By Middle East Affairs
Seven banks in Israel are funding and supporting the unlawful expansion of settlements in the West Bank revealed a report.
Human Rights Watch published a 41-page report, “Bankrolling Abuse: Israeli Banks in West Bank Settlements,” which shows the deep ties of the banking community in illegal settlements.
The report has evidence which shows that Israel’s seven largest banks having been servicing settlements illegally because they are built in Palestinian.
Over the last decade, settlements have boomed in the West Bank, helping expand Israel’s influence, their activity has been one of the biggest obstacles in helping find a two-state solution between Israel and Palestine.
Banks have purchased property rights in new development projects and funded them all the way through completion of numerous housing units, further expanding Israeli settlements in occupied land.
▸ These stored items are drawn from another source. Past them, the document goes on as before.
__global__ __launch_bounds__(NTHR) void thin_reduce_kernel(const ThinArgs p, int nwg) {
    const int cbase = blockIdx.y * 64;
    const float *src = p.Ws + (size_t)blockIdx.y * nwg * 64 * p.NP;
    const int i = blockIdx.x * NTHR + threadIdx.x;
    if (i >= 64 * p.N) return;
    const int m = i / p.N, n = i - m * p.N;
    const int wper = (nwg + (int)gridDim.z - 1) / (int)gridDim.z;
    const int w0 = blockIdx.z * wper, w1 = min(nwg, w0 + wper);
    const size_t step = (size_t)64 * p.NP;
    const float *col = src + m * p.NP + n + (size_t)w0 * step;
    float v0 = 0.f, v1 = 0.f, v2 = 0.f, v3 = 0.f;
    int w = w0;
    for (; w + 3 < w1; w += 4, col += 4 * step) {
        v0 += col[0];
        v1 += col[step];
        v2 += col[2 * step];
        v3 += col[3 * step];
    }
    for (; w < w1; ++w, col += step) v0 += col[0];
    const float v = (v0 + v1) + (v2 + v3);
    const int tap = n / p.F, f = n - tap * p.F;
    atomicAdd(p.Out + (size_t)(cbase + m) * p.sj + (size_t)tap * p.st + (size_t)f * p.sf, v);
}

constexpr size_t WS_SLOT_BYTES = (size_t)16 << 20;
float *thin_workspace(hipStream_t st, size_t bytes) { return static_cast<float *>(hoig_detail::stream_scratch(st, bytes)); }

typedef float f32x4v __attribute__((ext_vector_type(4)));

struct ThinOutArgs {
    const float *D, *Wt, *bias;
    float *Out;
    int Bn, H, W, F, CD, KS, pad, flip;
    int sf, st, sj;
    unsigned long long acts;
    float slope, wscale;
    int tiles_x, tiles_y, ntiles, strip, HR, HWc;
};

template <bool FP16>
__device__ __forceinline__ f32x4v mfma16x16(const bf16x8 a, const bf16x8 b, const f32x4v c) {
    if (FP16) return __builtin_amdgcn_mfma_f32_16x16x32_f16(__builtin_bit_cast(f16x8, a), __builtin_bit_cast(f16x8, b), c, 0, 0, 0);
    return __builtin_amdgcn_mfma_f32_16x16x32_bf16(a, b, c, 0, 0, 0);
}

template <bool FP16, int ND, int NW>
__global__ __launch_bounds__(NTHR) void thin_out_kernel(const ThinOutArgs p) {
    constexpr int PROW = 80, WROW = 144;
    extern __shared__ __attribute__((aligned(16))) unsigned char smem[];
    const int KK = p.KS * p.KS, hpix = p.HR * p.HWc;
    unsigned char *Wl = smem;
    unsigned char *Dl = smem + (size_t)NW * (p.CD >> 6) * p.F * KK * WROW;
    const int tid = threadIdx.x, lane = tid & 63, wave = tid >> 6;
    const int l15 = lane & 15, kg = lane >> 4;
    const int wplane = p.F * KK * WROW;

    for (int i0 = tid; i0 < p.F * KK * p.CD; i0 += 4 * NTHR) {
        float v[4];
        int dst[4];
#pragma unroll
        for (int u = 0; u < 4; ++u) {
            const int i = i0 + u * NTHR;
            v[u] = 0.f;
            dst[u] = -1;
            if (i < p.F * KK * p.CD) {
                const int j = i % p.CD, ft = i / p.CD;
                const int tap = ft % KK, f = ft / KK;
                const int tw = p.flip ? KK - 1 - tap : tap;
                v[u] = p.Wt[(size_t)f * p.sf + (size_t)tw * p.st + (size_t)j * p.sj];
                dst[u] = ((j >> 6) * p.F * KK + f * KK + tap) * WROW + (j & 63) * 2;
            }
        }
#pragma unroll
        for (int u = 0; u < 4; ++u)
            if (dst[u] >= 0) {
                unsigned short hi, lo;
                split16<FP16>(v[u] * p.wscale, hi, lo);
                *reinterpret_cast<unsigned short *>(Wl + dst[u]) = hi;
                if (NW == 2) *reinterpret_cast<unsigned short *>(Wl + (size_t)(p.CD >> 6) * wplane + dst[u]) = lo;
            }
    }

    int apix[2];
#pragma unroll
    for (int i = 0; i < 2; ++i) {
        const int g = 2 * wave + i;
        apix[i] = ((g >> 1) * p.HWc + 16 * (g & 1) + l15) * PROW + kg * 16;
    }
    const bool nvalid = l15 < p.F;
    const int wrow0 = l15 * KK * WROW + kg * 16;
    const float inv = 1.f / p.wscale;
    const int act_n = (int)((p.acts >> (4 * l15)) & 15);
    const float bias_n = (p.bias && nvalid) ? p.bias[l15] : 0.f;

    constexpr int HT = 12;
    float4 hreg[HT];
    auto halo_load = [&](int t, int kh) {
        int b, y0, x0;
        const int tx = t % p.tiles_x, r1 = t / p.tiles_x;
        b = r1 / p.tiles_y;
        y0 = (r1 % p.tiles_y) * TH;
        x0 = tx * TW;
#pragma unroll
        for (int it = 0; it < HT; ++it) {
            const int i = tid + it * NTHR;
            hreg[it] = make_float4(0.f, 0.f, 0.f, 0.f);
            if (it * NTHR < hpix * 8 && i < hpix * 8) {
                const int px = i >> 3, c4 = i & 7;
                const int hy = px / p.HWc, hx = px - hy * p.HWc;
                const int gy = y0 - p.pad + hy, gx = x0 - p.pad + hx;
                if (gy >= 0 && gy < p.H && gx >= 0 && gx < p.W)
                    hreg[it] = *reinterpret_cast<const float4 *>(p.D + (((size_t)b * p.H + gy) * p.W + gx) * p.CD + kh * 32 + c4 * 4);
            }
        }
    };
    auto halo_store = [&]() {
#pragma unroll
        for (int it = 0; it < HT; ++it) {
            const int i = tid + it * NTHR;
            if (it * NTHR < hpix * 8 && i < hpix * 8) {
                const int px = i >> 3, c4 = i & 7;
                const float v[4] = {hreg[it].x, hreg[it].y, hreg[it].z, hreg[it].w};
                unsigned short h[4], l[4];
#pragma unroll
                for (int e = 0; e < 4; ++e) split16<FP16>(v[e], h[e], l[e]);
                *reinterpret_cast<uint2 *>(Dl + px * PROW + c4 * 8) = make_uint2(h[0] | ((unsigned)h[1] << 16), h[2] | ((unsigned)h[3] << 16));
                if (ND == 2)
                    *reinterpret_cast<uint2 *>(Dl + hpix * PROW + px * PROW + c4 * 8) =
                        make_uint2(l[0] | ((unsigned)l[1] << 16), l[2] | ((unsigned)l[3] << 16));
            }
        }
    };

    const int nkh = p.CD >> 5;
    const int t_begin = blockIdx.x * p.strip, t_end = min(p.ntiles, t_begin + p.strip);
    if (t_begin < t_end) halo_load(t_begin, 0);
    for (int t = t_begin; t < t_end; ++t) {
        f32x4v acc[2];
#pragma unroll
        for (int i = 0; i < 2; ++i) acc[i] = (f32x4v){0.f, 0.f, 0.f, 0.f};
        for (int kh = 0; kh < nkh; ++kh) {
            __syncthreads();
            halo_store();
            __syncthreads();
            if (kh + 1 < nkh) halo_load(t, kh + 1);
            else if (t + 1 < t_end) halo_load(t + 1, 0);
            const unsigned char *wbase = Wl + (size_t)(kh >> 1) * wplane + wrow0 + (kh & 1) * 64;
#pragma unroll 1
            for (int tap = 0; tap < KK; ++tap) {
                const int r = tap / p.KS, s_ = tap - r * p.KS;
                const int toff = (r * p.HWc + s_) * PROW;
                bf16x8 bh = {0, 0, 0, 0, 0, 0, 0, 0}, bl = bh;
                if (nvalid) {
                    bh = *reinterpret_cast<const bf16x8 *>(wbase + tap * WROW);
                    if (NW == 2) bl = *reinterpret_cast<const bf16x8 *>(wbase + (size_t)(p.CD >> 6) * wplane + tap * WROW);
                }
#pragma unroll
                for (int i = 0; i < 2; ++i) {
                    const unsigned char *ap = Dl + apix[i] + toff;
                    const bf16x8 ah = *reinterpret_cast<const bf16x8 *>(ap);
                    if (ND == 2) acc[i] = mfma16x16<FP16>(*reinterpret_cast<const bf16x8 *>(ap + hpix * PROW), bh, acc[i]);
                    if (NW == 2) acc[i] = mfma16x16<FP16>(ah, bl, acc[i]);
                    acc[i] = mfma16x16<FP16>(ah, bh, acc[i]);
                }
            }
        }
        if (nvalid) {
            const int tx = t % p.tiles_x, r1 = t / p.tiles_x;
            const int b = r1 / p.tiles_y, y0 = (r1 % p.tiles_y) * TH, x0 = tx * TW;
#pragma unroll
            for (int i = 0; i < 2; ++i) {
                const int g = 2 * wave + i;
                const int oy = y0 + (g >> 1), oxb = x0 + 16 * (g & 1) + 4 * kg;
#pragma unroll
                for (int e = 0; e < 4; ++e) {
                    const float v = acc[i][e] * inv + bias_n;
                    p.Out[(((size_t)b * p.H + oy) * p.W + oxb + e) * p.F + l15] = hoig_act(v, act_n, p.slope);
                }
            }
        }
    }
}

bool thin_geometry(const hoig_conv_desc *d) {
    return !d->transposed && d->stride == 1 && d->R == d->S && (d->R & 1) && d->R <= 7 && 2 * d->pad == d->R - 1 &&
           d->Ho == d->Hi && d->Wo == d->Wi && (d->Hi % TH) == 0 && (d->Wi % TW) == 0;
}

void fill_common(ThinArgs &a, const hoig_conv_desc *d, int F, int CD) {
    a.Bn = d->B; a.H = d->Hi; a.W = d->Wi; a.F = F; a.CD = CD; a.KS = d->R; a.pad = d->pad;
    a.K = d->R * d->S * F;
    a.KP = (a.K + 15) / 16 * 16;
    a.N = a.K;
    a.NP = (a.N + 31) / 32 * 32;
    a.tiles_x = d->Wi / TW; a.tiles_y = d->Hi / TH;
    a.ntiles = d->B * a.tiles_x * a.tiles_y;
    a.HR = TH + d->R - 1;
    a.CW = (TW + d->R - 1 + 8 + 1) & ~1;
    a.bias = nullptr; a.act = HOIG_ACT_NONE; a.slope = 0.f; a.accumulate = 0; a.wscale = 1.f; a.strip = 1; a.Ws = nullptr; a.stats = nullptr;
}

template <bool FP16>
int launch_gemm(const ThinArgs &a, int precision, hipStream_t st) {
    const int nt = precision == HOIG_PREC_BF16 ? 1 : 2, nw = precision == HOIG_PREC_BF16X3 ? 2 : 1;
    const size_t smem = (size_t)nw * 64 * (a.KP + 8) * 2 + (size_t)a.KP * 2 + (size_t)nt * a.F * a.HR * a.CW * 2;
    if (smem > 160 * 1024) return HOIG_EUNSUPPORTED;
    dim3 grid((unsigned)hoig_cdiv(a.ntiles, a.strip), a.CD / 64);
#define HOIG_THIN_GEMM(NT_, NW_)                                                                                         \
    do {                                                                                                                 \
        static hoig_once attr;                                                                                        \
        if (!attr.done()) {                                                                                                     \
            if (hipFuncSetAttribute(reinterpret_cast<const void *>(&thin_gemm_kernel<FP16, NT_, NW_>),                   \
                                    hipFuncAttributeMaxDynamicSharedMemorySize, 160 * 1024) != hipSuccess)               \
                return HOIG_ELAUNCH;                                                                                     \
            attr.set();                                                                                                 \
        }                                                                                                                \
        thin_gemm_kernel<FP16, NT_, NW_><<<grid, NTHR, smem, st>>>(a);                                                   \
    } while (0)
    if (nt == 2 && nw == 2) HOIG_THIN_GEMM(2, 2);
    else if (nt == 2) HOIG_THIN_GEMM(2, 1);
    else HOIG_THIN_GEMM(1, 1);
#undef HOIG_THIN_GEMM
    HOIG_LAUNCH_CHECK();
    return HOIG_OK;
}

template <int NPW, int WN>
int launch_wgrad_t(const ThinArgs &a, int nt, int nd, dim3 grid, size_t smem, hipStream_t st) {
#define HOIG_THIN_WG(NT_, ND_)                                                                                           \
    do {                                                                                                                 \
        static hoig_once attr;                                                                                        \
        if (!attr.done()) {                                                                                                     \
            if (hipFuncSetAttribute(reinterpret_cast<const void *>(&thin_wgrad_kernel<NPW, WN, NT_, ND_>),               \
                                    hipFuncAttributeMaxDynamicSharedMemorySize, 160 * 1024) != hipSuccess)               \
                return HOIG_ELAUNCH;                                                                                     \
            attr.set();                                                                                                 \
        }                                                                                                                \
        thin_wgrad_kernel<NPW, WN, NT_, ND_><<<grid, NTHR, smem, st>>>(a);                                               \
    } while (0)
    if (nt == 2 && nd == 2) HOIG_THIN_WG(2, 2);
    else if (nt == 2) HOIG_THIN_WG(2, 1);
    else if (nd == 2) HOIG_THIN_WG(1, 2);
    else HOIG_THIN_WG(1, 1);
#undef HOIG_THIN_WG
    HOIG_LAUNCH_CHECK();
    return HOIG_OK;
}

}

int hoig_conv_thin_fwd(const hoig_conv_desc *d, const float *x, const float *w, const float *bias, float *y, hipStream_t st, double *stats) {
    if (d->precision == HOIG_PREC_F32 || !thin_geometry(d) || d->Ci > (d->R <= 3 ? 12 : 8) || d->Ci < 1 || (d->Co % 64)) return HOIG_EUNSUPPORTED;
    ThinArgs a;
    fill_common(a, d, d->Ci, d->Co);
    a.T = x; a.D = w; a.bias = bias; a.Out = y; a.stats = stats;
    a.flip = 0;
    a.sj = d->R * d->S * d->Ci; a.st = d->Ci; a.sf = 1;
    a.act = d->act; a.slope = d->slope;
    a.wscale = 256.f;
    a.strip = a.ntiles >= 4096 ? 8 : (a.ntiles >= 1024 ? 4 : 1);
    return launch_gemm<true>(a, d->precision, st);
}

int hoig_conv_thin_dgrad(const hoig_conv_desc *d, const float *dy, const float *w, float *dx, int accumulate, hipStream_t st) {
    if (d->precision == HOIG_PREC_F32 || !thin_geometry(d) || d->Co > 8 || d->Co < 1 || (d->Ci % 64)) return HOIG_EUNSUPPORTED;
    ThinArgs a;
    fill_common(a, d, d->Co, d->Ci);
    a.T = dy; a.D = w; a.Out = dx;
    a.flip = 1;
    a.sj = 1; a.st = d->Ci; a.sf = d->R * d->S * d->Ci;
    a.accumulate = accumulate;
    a.strip = a.ntiles >= 4096 ? 8 : (a.ntiles >= 1024 ? 4 : 1);
    return launch_gemm<false>(a, d->precision, st);
}

bool hoig_conv_thin_wgrad_applies(const hoig_conv_desc *d) {
    if (d->precision == HOIG_PREC_F32 || !thin_geometry(d)) return false;
    return (d->Ci <= (d->R <= 3 ? 12 : 8) && (d->Co % 64) == 0) || (d->Co <= 8 && (d->Ci % 64) == 0);
}

int hoig_conv_thin_wgrad(const hoig_conv_desc *d, const float *x, const float *dy, float *dw, hipStream_t st) {
    if (d->precision == HOIG_PREC_F32 || !thin_geometry(d)) return HOIG_EUNSUPPORTED;
    const bool thin_in = d->Ci <= (d->R <= 3 ? 12 : 8) && (d->Co % 64) == 0, thin_out = d->Co <= 8 && (d->Ci % 64) == 0;
    if (!thin_in && !thin_out) return HOIG_EUNSUPPORTED;
    ThinArgs a;
    int nt, nd;
    if (thin_in) {
        fill_common(a, d, d->Ci, d->Co);
        a.T = x; a.D = dy; a.flip = 0;
        a.sj = d->R * d->S * d->Ci; a.st = d->Ci; a.sf = 1;
        nd = d->precision == HOIG_PREC_BF16 ? 1 : 2;
        nt = d->precision == HOIG_PREC_BF16X3 ? 2 : 1;
    } else {
        fill_common(a, d, d->Co, d->Ci);
        a.T = dy; a.D = x; a.flip = 1;
        a.sj = 1; a.st = d->Ci; a.sf = d->R * d->S * d->Ci;
        nt = d->precision == HOIG_PREC_BF16 ? 1 : 2;
        nd = d->precision == HOIG_PREC_BF16X3 ? 2 : 1;
    }
    a.Out = dw;
    const int nfr = a.NP / 32;
    if (nfr > 16) return HOIG_EUNSUPPORTED;
    size_t smem = (size_t)nd * TH * TW * DROW + (size_t)nt * a.F * a.HR * a.CW * 2;
    const size_t gsm = (size_t)64 * a.NP * 4;
    if (gsm > smem) smem = gsm;
    if (smem > 160 * 1024) return HOIG_EUNSUPPORTED;
    int nwg = 512;
    if (smem > 80 * 1024 || a.N >= 128) nwg = 256;
    if (nwg > a.ntiles) nwg = a.ntiles;
    const int groups = a.CD / 64;
    while (nwg > 64 && (size_t)nwg * groups * 64 * a.NP * 4 > WS_SLOT_BYTES) nwg >>= 1;
    dim3 grid(nwg, groups);
    a.Ws = nwg > 8 ? thin_workspace(st, (size_t)nwg * groups * 64 * a.NP * 4) : nullptr;
    int rc;
    if (nfr == 1) rc = launch_wgrad_t<1, 1>(a, nt, nd, grid, smem, st);
    else if (nfr == 2) rc = launch_wgrad_t<2, 1>(a, nt, nd, grid, smem, st);
    else if (nfr <= 4) rc = launch_wgrad_t<2, 2>(a, nt, nd, grid, smem, st);
    else if (nfr <= 8) rc = launch_wgrad_t<2, 4>(a, nt, nd, grid, smem, st);
    else rc = launch_wgrad_t<4, 4>(a, nt, nd, grid, smem, st);
    if (rc != HOIG_OK || !a.Ws) return rc;
    thin_reduce_kernel<<<dim3((unsigned)hoig_cdiv(64 * a.N, NTHR), groups, (unsigned)hoig_cdiv(nwg, 32)), NTHR, 0, st>>>(a, nwg);
    HOIG_LAUNCH_CHECK();
    return HOIG_OK;
}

Saeb Erekat, a Chief Palestinian negotiator Saeb Erekat spoke to Arab News and said that Human Rights Watch report clearly shows the international community that Israeli banks have a wide-reaching scope in funding settlements in Palestine.
“This is not a novel, new, or an isolated case: there are several Israeli and international companies that profit from the apartheid system imposed by Israel. Yet several countries that claim to support the two-state solution continue to allow their companies to take part in this illegal enterprise,” said Erekat.
Erekat describes the feelings in Palestine,
“We will continue to denounce the activity of banks and other companies that profit from the occupation of Palestine and we will take all necessary legal and political measures against those who contribute to the systematic denial of our rights.”
The Israel and Palestine advocacy director for Human Rights Watch, Sari Bashi told Arab News that his organization has expressed their wishes to the International Criminal Court’s to “open a formal investigation” against Israel and their illegal activities in Palestine.
Bashi said, “The transfer of an occupying power’s civilian population into the occupied territory is a war crime by the occupying power. Businesses, like banks, are facilitating that crime by providing services that make settlements more sustainable and, in the case of Israeli banks, expand them on land unlawfully seized from Palestinians.”
The report was conducted by searching online listings for construction projects, Palestinian and Israeli land and municipal records and construction company reports to show illegal expansion of settlements.
Human Rights also spoke to landowners, visited settlement construction sites, and reviewed research on banking activities and land status by Israeli nongovernmental organizations (NGOs) Who Profits and Kerem Navot.
After they had gathered enough research, they published their findings, Bashi commented, “Israeli banks are partnering with developers to build homes reserved exclusively for Israelis on Palestinian land. The projects these banks underwrite contribute to displacing Palestinians unlawfully.”
The Report hopes to “dismantle the two-tiered system that discriminates against and otherwise systematically violates the rights of Palestinians in the West Bank,” at Israel’s doing.
Bashi and his team have also communicated their wishes to the the United Nations Office of the High Commissioner for Human Rights to “scrutinize the conduct of Israeli banks to determine their inclusion in the database it is preparing on companies doing business with Israel’s illegal settlements.”
In speaking to Arab News, an American Palestinian businessman Sam Bahour, who resides in the West Bank said that Israeli banks have no right to act against the law.
Bahour said, “Given the adversity to risk for every bank worldwide, this report, added to the others which addressed the same issue, should be good reason for individual banks — from Citibank to Israeli banks — to evoke a clear disclosure in big red bold letters that material ramifications of doing business with Israeli banks are real.”
He also wishes that the findings of the report “would cause disengagement from doing business and divestment from Israeli banks. Banks cannot do business in settlements without contributing to discrimination, displacement, and land theft, to avoid this outcome, they should end their settlement activities.”